Some education companies have seen significant revenue jumps over the past year.
For instance, the price of shares of Bright Horizons Family Solutions (Nasdaq: BFAM), a Watertown, Mass.-based provider of early-childhood-education programs and employer-sponsored child care, has steadily risen over the past year, closing at $59.88 per share on Oct. 26. The company reported recently that revenues jumped 18 percent in the third quarter, compared with the same quarter in 2003.
But some other education companies are struggling with lower-than-expected earnings.

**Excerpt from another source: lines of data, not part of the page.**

template <int KS, int STRIDE, int WM, int WN, int MT, int NT, int TAIL = 0>
__device__ __forceinline__ void conv_big_body(const BigParams& p, const int bid0) {
  static_assert(WM * WN == 8, "8 waves per workgroup");
  static_assert(TAIL == 0 || TAIL == 3 || TAIL == 4 || WN == 1, "a tail needs every channel of a pixel in one wave");
  static_assert(TAIL != 1 || (NT % 2) == 0, "box branch: 64 channels");
  static_assert(TAIL != 3 || (NT % 2) == 0, "the statistics epilogue pairs n-tiles");
  static_assert(TAIL != 4 || ((NT % 2) == 0 && KS == 2 && STRIDE == 1), "the interleaving epilogue: 2 x 2 phase kernels, paired n-tiles");
  constexpr int NTB = WN * NT;
  constexpr int WBUF = 2 * NTB * 1024;
  extern __shared__ __attribute__((aligned(16))) char smem[];
  const int tid = threadIdx.x;
  const int lane = tid & 63;
  const int wave = __builtin_amdgcn_readfirstlane(tid >> 6);
  const int r = lane & 15, g = lane >> 4;
  const int wm = wave / WN, wn = wave % WN;

  const int tilesPerImg = p.tilesX * p.tilesY;
  int bid = p.no_xcd ? bid0 : upa_xcd_tile(bid0, tilesPerImg * p.N);
  const int n = bid / tilesPerImg;
  bid -= n * tilesPerImg;
  const int tyi = bid / p.tilesX;
  const int txi = bid - tyi * p.tilesX;
  const int oy0 = tyi * p.TH, ox0 = txi * p.TW;
  const int iy0 = oy0 * STRIDE - p.pad, ix0 = ox0 * STRIDE - p.pad;
  const int ntb0 = blockIdx.y * NTB;

  const int haloItems = p.IH * p.IWp * 8;
  const int haloPadded = (haloItems + 63) & ~63;
  char* hal = smem;
  char* wbuf = smem + (size_t)haloPadded * 16;

  int pl0[MT], pty[MT], ptx[MT];
#pragma unroll
  for (int i = 0; i < MT; ++i) {
    const int pp = (wm * MT + i) * 16 + r;
    int ty = (int)__umulhi((unsigned)pp, p.magicTW);
    int tx = pp - ty * p.TW;
    if (ty >= p.TH) { ty = p.TH; tx = 0; }
    pty[i] = ty;
    ptx[i] = tx;
    pl0[i] = ty < p.TH ? (ty * STRIDE) * p.IWp + tx : 0;
  }

  f32x4 acc[MT][NT];
#pragma unroll
  for (int i = 0; i < MT; ++i)
#pragma unroll
    for (int j = 0; j < NT; ++j) acc[i][j] = f32x4{0.f, 0.f, 0.f, 0.f};

  constexpr int TAPS = KS * KS;
  const int nChunks = (p.KTT + 1) >> 1;

  auto stage_halo = [&](int c) __attribute__((always_inline)) {
    const int c0 = c * 64;
    for (int base = wave * 64; base < haloPadded; base += 512) {
      const int idx = base + lane;
      const int pix = idx >> 3;
      const int slot = idx & 7;
      const int cg = slot ^ (pix & 7);
      const int py = (int)__umulhi((unsigned)pix, p.magicIW);
      const int qx = pix - py * p.IWp;
      int px = qx;
      if constexpr (STRIDE == 2) px = qx < p.HALF ? 2 * qx : 2 * (qx - p.HALF) + 1;
      const int iy = iy0 + py, ix = ix0 + px;
      const int ch = c0 + cg * 8;
      const char* src = reinterpret_cast<const char*>(g_zero16);
      if (idx < haloItems && px < p.IW && iy >= 0 && iy < p.H && ix >= 0 && ix < p.W && ch < p.Cin)
        src = p.x + ((((size_t)n * p.H + iy) * p.W + ix) * (size_t)p.ldx + ch) * 2;
      lds_dma16(src, hal + base * 16);
    }
  };
  auto stage_w = [&](int c, int tap, int b) __attribute__((always_inline)) {
#pragma unroll
    for (int f0 = 0; f0 < 2 * NTB; f0 += 8) {
      const int f = f0 + wave;
      if (f < 2 * NTB) {
        const int kt = f / NTB, j = f - kt * NTB;
        const int ktg = c * 2 + kt;
        const int nt = ntb0 + j;
        const char* src = reinterpret_cast<const char*>(g_zero16);
        if (ktg < p.KTT && nt < p.NTn) src = p.w + (((size_t)(tap * p.KTT + ktg) * p.NTn + nt) * 64 + lane) * 16;
        lds_dma16(src, wbuf + b * WBUF + f * 1024);
      }
    }
  };

  UPA_STAMP_AT(0);
  UPA_STAMP_HWID();
  stage_halo(0);
  stage_w(0, 0, 0);
  int buf = 0;
  for (int c = 0; c < nChunks; ++c) {
    int kh = 0, kw = 0;
#pragma unroll 1
    for (int tap = 0; tap < TAPS; ++tap) {
      asm volatile("s_waitcnt vmcnt(0)" ::: "memory");
      __syncthreads();
      if (c == 0) UPA_STAMP_AT(1 + tap);
      if (tap + 1 < TAPS) stage_w(c, tap + 1, buf ^ 1);
      const int tapshift = kh * p.IWp + (STRIDE == 2 ? (kw >> 1) + (kw & 1) * p.HALF : kw);
      const char* wb = wbuf + buf * WBUF + (wn * NT) * 1024 + lane * 16;
      int paddr[MT], pswz[MT];
#pragma unroll
      for (int i = 0; i < MT; ++i) {
        const int pl = pl0[i] + tapshift;
        paddr[i] = pl * 128;
        pswz[i] = pl & 7;
      }
#pragma unroll
      for (int kt = 0; kt < 2; ++kt) {
        if constexpr (TAIL == 2) {
          if (kt == 1 && c * 2 + 1 >= p.KTT) break;
        }
        if constexpr (NT <= 6) {
          u32x4 a[NT], b[MT];
#pragma unroll
          for (int j = 0; j < NT; ++j) a[j] = *reinterpret_cast<const u32x4*>(wb + (kt * NTB + j) * 1024);
#pragma unroll
          for (int i = 0; i < MT; ++i) b[i] = *reinterpret_cast<const u32x4*>(hal + paddr[i] + (((kt * 4 + g) ^ pswz[i]) << 4));
#pragma unroll
          for (int i = 0; i < MT; ++i)
#pragma unroll
            for (int j = 0; j < NT; ++j)
              acc[i][j] = __builtin_amdgcn_mfma_f32_16x16x32_bf16(*reinterpret_cast<const bf16x8*>(&a[j]),
                                                                  *reinterpret_cast<const bf16x8*>(&b[i]), acc[i][j], 0, 0, 0);
        } else {
          constexpr int GS = (NT + 1) / 2;
          u32x4 b[MT];
#pragma unroll
          for (int i = 0; i < MT; ++i) b[i] = *reinterpret_cast<const u32x4*>(hal + paddr[i] + (((kt * 4 + g) ^ pswz[i]) << 4));
#pragma unroll
          for (int j0 = 0; j0 < NT; j0 += GS) {
            u32x4 a[GS];
#pragma unroll
            for (int j = 0; j < GS; ++j)
              if (j0 + j < NT) a[j] = *reinterpret_cast<const u32x4*>(wb + (kt * NTB + j0 + j) * 1024);
#pragma unroll
            for (int i = 0; i < MT; ++i)
#pragma unroll
              for (int j = 0; j < GS; ++j)
                if (j0 + j < NT)
                  acc[i][j0 + j] = __builtin_amdgcn_mfma_f32_16x16x32_bf16(*reinterpret_cast<const bf16x8*>(&a[j]),
                                                                           *reinterpret_cast<const bf16x8*>(&b[i]), acc[i][j0 + j], 0, 0, 0);
            __builtin_amdgcn_sched_barrier(0);
          }
        }
      }
      buf ^= 1;
      if (++kw == KS) { kw = 0; ++kh; }
    }
    if (c + 1 < nChunks) {
      __syncthreads();
      stage_halo(c + 1);
      stage_w(c + 1, 0, buf);
    }
  }
  UPA_STAMP_AT(10);

  if constexpr (TAIL == 1 || TAIL == 2) {
    f32x4 bv[NT];
#pragma unroll
    for (int j = 0; j < NT; ++j) bv[j] = *reinterpret_cast<const f32x4*>(p.bias + j * 16 + g * 4);
    f32x4 acc2[MT][NT];
#pragma unroll
    for (int i = 0; i < MT; ++i)
#pragma unroll
      for (int j = 0; j < NT; ++j) acc2[i][j] = f32x4{0.f, 0.f, 0.f, 0.f};
#pragma unroll
    for (int s2 = 0; s2 < NT / 2; ++s2) {
      u32x4 hb[MT];
#pragma unroll
      for (int i = 0; i < MT; ++i) {
        float v0[4], v1[4];
#pragma unroll
        for (int q = 0; q < 4; ++q) {
          v0[q] = act_rcp<UPA_ACT_SILU>(acc[i][2 * s2][q] + bv[2 * s2][q]);
          v1[q] = act_rcp<UPA_ACT_SILU>(acc[i][2 * s2 + 1][q] + bv[2 * s2 + 1][q]);
        }
        hb[i] = u32x4{pack_bf16x2(v0[0], v0[1]), pack_bf16x2(v0[2], v0[3]), pack_bf16x2(v1[0], v1[1]), pack_bf16x2(v1[2], v1[3])};
      }
#pragma unroll
      for (int j = 0; j < NT; ++j) {
        const u32x4 a2 = *reinterpret_cast<const u32x4*>(p.tw + ((size_t)(s2 * NT + j) * 64 + lane) * 16);
#pragma unroll
        for (int i = 0; i < MT; ++i)
          acc2[i][j] = __builtin_amdgcn_mfma_f32_16x16x32_bf16(*reinterpret_cast<const bf16x8*>(&a2),
                                                               *reinterpret_cast<const bf16x8*>(&hb[i]), acc2[i][j], 0, 0, 0);
      }
    }
    if constexpr (NT & 1) {
      typedef __attribute__((ext_vector_type(4))) short s16x4;
      constexpr int j0 = NT - 1, s2 = NT / 2;
      u32x2 hh[MT];
#pragma unroll
      for (int i = 0; i < MT; ++i) {
        float v0[4];
#pragma unroll
        for (int q = 0; q < 4; ++q) v0[q] = act_rcp<UPA_ACT_SILU>(acc[i][j0][q] + bv[j0][q]);
        hh[i] = u32x2{pack_bf16x2(v0[0], v0[1]), pack_bf16x2(v0[2], v0[3])};
      }
#pragma unroll
      for (int j = 0; j < NT; ++j) {
        const u32x2 a2 = *reinterpret_cast<const u32x2*>(p.tw + ((size_t)(s2 * NT + j) * 64 + lane) * 16);
#pragma unroll
        for (int i = 0; i < MT; ++i)
          acc2[i][j] = __builtin_amdgcn_mfma_f32_16x16x16bf16_1k(*reinterpret_cast<const s16x4*>(&a2),
                                                                 *reinterpret_cast<const s16x4*>(&hh[i]), acc2[i][j], 0, 0, 0);
// ... 181 lines not shown
  else if (p.act == UPA_ACT_RELU) epilogue(std::integral_constant<int, UPA_ACT_RELU>{});
  else epilogue(std::integral_constant<int, UPA_ACT_NONE>{});
  UPA_STAMP_AT(11);
#ifdef UPA_STAMP
  asm volatile("s_waitcnt vmcnt(0)" ::: "memory");
  UPA_STAMP_AT(12);
#endif
}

AlphaSmart Inc. (Nasdaq: ALSM), a Los Gatos, Calif.-based maker of portable computers for schools, saw its stock price drop by more than half, from a high of $6.98 per share in early February to $3.13 last week.
Similarly, third-quarter revenues for the computer company were down compared with the third quarter of 2003, from $10.6 million to $8.8 million.
“Softness in technology spending in the K-12 education market has continued to impact our quarterly revenue and earnings, as well as our outlook,” Ketan D. Kothari, AlphaSmart’s chairman and chief executive officer, said in a statement. “We have been particularly vulnerable to deferred purchasing decisions by certain school districts.”
Beyond those developments, Mr. Jackson of Eduventures says that the education market has continued a trend toward greater consolidation.
He pointed to School Specialty Inc. as an example. The Greenville, Wis.-based supplies company has acquired several companies since 2002.